Plasma cells make up just 1 percent of bone marrow cells. Their main function is to fight off infection.

The most common condition linked with these abnormal proteins is monoclonal gammopathy of undetermined significance (MGUS). It is not cancer. But people with MGUS have an increased risk of developing serious diseases of the bone marrow and blood.

Symptoms and diagnosis

MGUS typically causes no symptoms. In fact, monoclonal protein in the blood is often found by accident when doing other routine blood work. This is called an incidental finding.

After an incidental finding of abnormal proteins, more testing is needed. A screening of the blood and sometimes the urine is recommended. This is generally done with a lab procedure called electrophoresis. Depending on the results of those tests, more testing to look for a suspected or confirmed condition may be done. 

Most people who have abnormal proteins in their blood will never progress to a more serious condition. In some instances, however, these illnesses can develop:

  • Multiple myeloma

  • Non-Hodgkin lymphoma

  • Plasma cell leukemia

  • Primary amyloidosis

  • Solitary plasmacytoma

  • Waldenstrom's macroglobulinemia

Symptoms of monoclonal gammopathies differ among these conditions, but can include:

  • Anemia, or low red blood cells counts

  • Fatigue, or tiredness

  • Weakness

  • Pain in the bones or soft tissues

  • Tingling or numbness in the feet or the hands

  • Infection that keeps coming back

  • Increased bruising

  • Bleeding

  • Weight loss

  • Headache

  • Vision problems

  • Swelling

  • Mental changes

Risk factors and causes

The chance of developing MGUS increases with age, but it is not common.

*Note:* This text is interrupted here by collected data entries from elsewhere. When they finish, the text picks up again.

__device__ __forceinline__ float wave_sum(float v) {
#pragma unroll
    for (int off = 32; off > 0; off >>= 1) v += __shfl_xor(v, off);
    return v;
}
// ... 97 lines not shown
            y.x = fmaf(ep.beta, z.x, y.x); y.y = fmaf(ep.beta, z.y, y.y); y.z = fmaf(ep.beta, z.z, y.z); y.w = fmaf(ep.beta, z.w, y.w);
        }
        *reinterpret_cast<float4 *>(ep.Y + o) = y;
    } else if (MODE == EPI_LAYERSUM) {
        const float4 s = *reinterpret_cast<const float4 *>(ep.S_in + o);
        if (ep.Y) *reinterpret_cast<float4 *>(ep.Y + o) = a;
        *reinterpret_cast<float4 *>(ep.S + o) = add4(s, a);
    } else {
        float g[4] = {ep.alpha * a.x, ep.alpha * a.y, ep.alpha * a.z, ep.alpha * a.w};
        if (ep.Z && (!ep.zflags || ep.zflags[row])) {
            const float4 z = *reinterpret_cast<const float4 *>(ep.Z + o);
            g[0] = fmaf(ep.beta, z.x, g[0]); g[1] = fmaf(ep.beta, z.y, g[1]); g[2] = fmaf(ep.beta, z.z, g[2]); g[3] = fmaf(ep.beta, z.w, g[3]);
        }
        float4 p4 = *reinterpret_cast<const float4 *>(ep.P + o);
        float4 m4 = *reinterpret_cast<const float4 *>(ep.M + o);
        float4 v4 = *reinterpret_cast<const float4 *>(ep.V + o);
        float p[4] = {p4.x, p4.y, p4.z, p4.w}, m[4] = {m4.x, m4.y, m4.z, m4.w}, v[4] = {v4.x, v4.y, v4.z, v4.w};
#pragma unroll
        for (int k = 0; k < 4; ++k) {
            m[k] = m[k] + (g[k] - m[k]) * ep.w1;
            v[k] = v[k] * ep.b2 + ep.w2 * g[k] * g[k];
            const float denom = sqrtf(v[k]) / ep.bc2_sqrt + ep.eps;
            p[k] = p[k] - ep.step_size * (m[k] / denom);
        }
        *reinterpret_cast<float4 *>(ep.P + o) = make_float4(p[0], p[1], p[2], p[3]);
        *reinterpret_cast<float4 *>(ep.M + o) = make_float4(m[0], m[1], m[2], m[3]);
        *reinterpret_cast<float4 *>(ep.V + o) = make_float4(v[0], v[1], v[2], v[3]);
    }
}

template <int LPR, int MODE>
__global__ __launch_bounds__(kBlock) void spmm_rows_kernel(CsrDev A, const float *__restrict__ X, int d, Epi ep) {
    const int lane = threadIdx.x & (kWave - 1);
    const long long task = (long long)blockIdx.x * kWavesPerBlock + (threadIdx.x >> 6);
    const int q = lane % LPR;
    if (task < A.n_chunks) {
        const int t = (int)task;
        float4 a = spmm_gather<LPR, 4>(A.col, A.val, A.chunk_begin[t], A.chunk_end[t], X, d, lane);
        a = group_reduce<LPR>(a);
        if (lane < LPR && q * 4 < d) *reinterpret_cast<float4 *>(A.partial + (size_t)t * d + q * 4) = a;
        return;
    }
    const long long r = task - A.n_chunks;
    if (r >= A.n_rows) return;
    const int begin = A.rowptr[r], end = A.rowptr[r + 1];
    if (A.n_chunks > 0 && end - begin > A.chunk) return;
    float4 a = spmm_gather<LPR, 4>(A.col, A.val, begin, end, X, d, lane);
    a = group_reduce<LPR>(a);
    if (lane < LPR && q * 4 < d) spmm_epilogue<MODE>(ep, (int)r, d, q, a);
}

template <int LPR, int MODE>
__global__ __launch_bounds__(kBlock) void spmm_long_rows_kernel(CsrDev A, int d, Epi ep) {
    constexpr int G = kWave / LPR;
    const int lane = threadIdx.x & (kWave - 1);
    const int t = blockIdx.x * kWavesPerBlock + (threadIdx.x >> 6);
    if (t >= A.n_long) return;
    const int g = lane / LPR, q = lane % LPR;
    const int first = A.long_first[t], cnt = A.long_count[t];
    float4 a = make_float4(0.f, 0.f, 0.f, 0.f);
    if (q * 4 < d)
        for (int s = g; s < cnt; s += G) a = add4(a, *reinterpret_cast<const float4 *>(A.partial + (size_t)(first + s) * d + q * 4));
    a = group_reduce<LPR>(a);
    if (lane < LPR && q * 4 < d) spmm_epilogue<MODE>(ep, A.long_row[t], ep.ld ? ep.ld : d, q, a);
}


template <int LPR, int MODE>
__global__ __launch_bounds__(kBlock) void spmm_rows_masked_gpr_kernel(CsrDev A, const float *__restrict__ X, int d, Epi ep,
                                                                        const uint32_t *__restrict__ xbits) {
    constexpr int G = kWave / LPR;
    const int lane = threadIdx.x & (kWave - 1);
    const int g = lane / LPR, q = lane % LPR;
    const long long task = ((long long)blockIdx.x * kWavesPerBlock + (threadIdx.x >> 6)) * G + g;
    const long long total = (long long)A.n_chunks + A.n_rows;
    int begin = 0, end = 0, row = -1, slot = -1;
    if (task < A.n_chunks) {
        slot = (int)task; begin = A.chunk_begin[slot]; end = A.chunk_end[slot];
    } else if (task < total) {
        if (A.row_tasks) {
            const int4 rt = A.row_tasks[task - A.n_chunks];
            row = rt.x; begin = rt.y; end = rt.z;
        } else {
            row = (int)(task - A.n_chunks);
            begin = A.rowptr[row]; end = A.rowptr[row + 1];
        }
        if (A.n_chunks > 0 && end - begin > A.chunk) { end = begin; row = -1; }
    }
    const bool qact = (q * 4 < d);
    const float *xq = X + q * 4;
    float4 acc = make_float4(0.f, 0.f, 0.f, 0.f);
    for (int base = begin; __any(base < end); base += 2 * LPR) {
        const int e0 = base + q, e1 = base + LPR + q;
        int c0 = 0, c1 = 0;
        if (e0 < end) c0 = A.col[e0];
        if (e1 < end) c1 = A.col[e1];
        bool f0 = false, f1 = false;
        if (e0 < end) f0 = (xbits[c0 >> 5] >> (c0 & 31)) & 1u;
        if (e1 < end) f1 = (xbits[c1 >> 5] >> (c1 & 31)) & 1u;
        const unsigned long long wm0 = __ballot(f0), wm1 = __ballot(f1);
#pragma unroll
        for (int half = 0; half < 2; ++half) {
            const unsigned long long wm = half ? wm1 : wm0;
            const int c = half ? c1 : c0;
            unsigned long long mask = (wm >> (g * LPR)) & ((LPR == 64) ? ~0ull : ((1ull << (LPR & 63)) - 1ull));
            while (mask) {
                const int j = __ffsll((long long)mask) - 1;
                mask &= mask - 1ull;
                const int cj = __shfl(c, g * LPR + j);
                const float vj = A.val[base + half * LPR + j];
                if (qact) fma4(acc, vj, *reinterpret_cast<const float4 *>(xq + (size_t)cj * d));
            }
        }
    }
    if (!qact) return;
    if (slot >= 0) *reinterpret_cast<float4 *>(A.partial + (size_t)slot * d + q * 4) = acc;
    else if (row >= 0) spmm_epilogue<MODE>(ep, row, d, q, acc);
}

struct LayerPtrs { const float *p[8]; int n; };

template <int LPR>
__global__ __launch_bounds__(kBlock) void spmm_subset_kernel(CsrDev A, const float *__restrict__ X, int d, const int32_t *__restrict__ rows, int n,
                                                              int nsplit, float *__restrict__ partial) {
    const int lane = threadIdx.x & (kWave - 1);
    const long long task = (long long)blockIdx.x * kWavesPerBlock + (threadIdx.x >> 6);
    if (task >= (long long)n * nsplit) return;
    const int t = (int)(task / nsplit), sp = (int)(task % nsplit);
    const int r = rows[t];
    const int begin = A.rowptr[r], end = A.rowptr[r + 1];
    const int per = (end - begin + nsplit - 1) / nsplit;
    const int b = begin + sp * per, e = min(end, b + per);
    const int q = lane % LPR;
    float4 a = make_float4(0.f, 0.f, 0.f, 0.f);
    if (b < e) a = spmm_gather<LPR, 4>(A.col, A.val, b, e, X, d, lane);
    a = group_reduce<LPR>(a);
    if (lane < LPR && q * 4 < d) *reinterpret_cast<float4 *>(partial + (size_t)task * d + q * 4) = a;
}

template <int LPR>
__global__ __launch_bounds__(kBlock) void subset_finish_kernel(const float *__restrict__ partial, int n, int nsplit, int d, const int32_t *__restrict__ rows,
                                                                LayerPtrs L, float alpha, float *__restrict__ out_c, const float *__restrict__ row_weight) {
    constexpr int G = kWave / LPR;
    const int lane = threadIdx.x & (kWave - 1);
    const int g = lane / LPR, q = lane % LPR;
    const int t = (blockIdx.x * kWavesPerBlock + (threadIdx.x >> 6)) * G + g;
    if (t >= n || q * 4 >= d) return;
    const int r = rows[t];
    float4 a = make_float4(0.f, 0.f, 0.f, 0.f);
    for (int k = 0; k < L.n; ++k) a = add4(a, *reinterpret_cast<const float4 *>(L.p[k] + (size_t)r * d + q * 4));
    for (int s = 0; s < nsplit; ++s) a = add4(a, *reinterpret_cast<const float4 *>(partial + ((size_t)t * nsplit + s) * d + q * 4));
    const float w = row_weight ? alpha * row_weight[t] : alpha;
    *reinterpret_cast<float4 *>(out_c + (size_t)t * d + q * 4) = make_float4(w * a.x, w * a.y, w * a.z, w * a.w);
}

The exact cause of MGUS is unknown. Infection, autoimmune conditions, and the environment have been considered as possible contributors to MGUS, but research so far has not found a clear connection. Experts do know that the abnormal proteins don't seem to occur as a result of any particular diet or from eating dietary proteins. There is no risk of monoclonal gammopathies in first-degree family members, so screening of siblings and children is not needed.

Prognosis and follow-up

Because MGUS is not harmful, it doesn't need to be treated. A diagnosis of MGUS in the absence of other symptoms usually does not warrant the need for more testing. But because MGUS may transition to a more serious condition, monitoring is necessary throughout your life in order to identify problems as early as possible. This usually includes regular physical exams and blood work.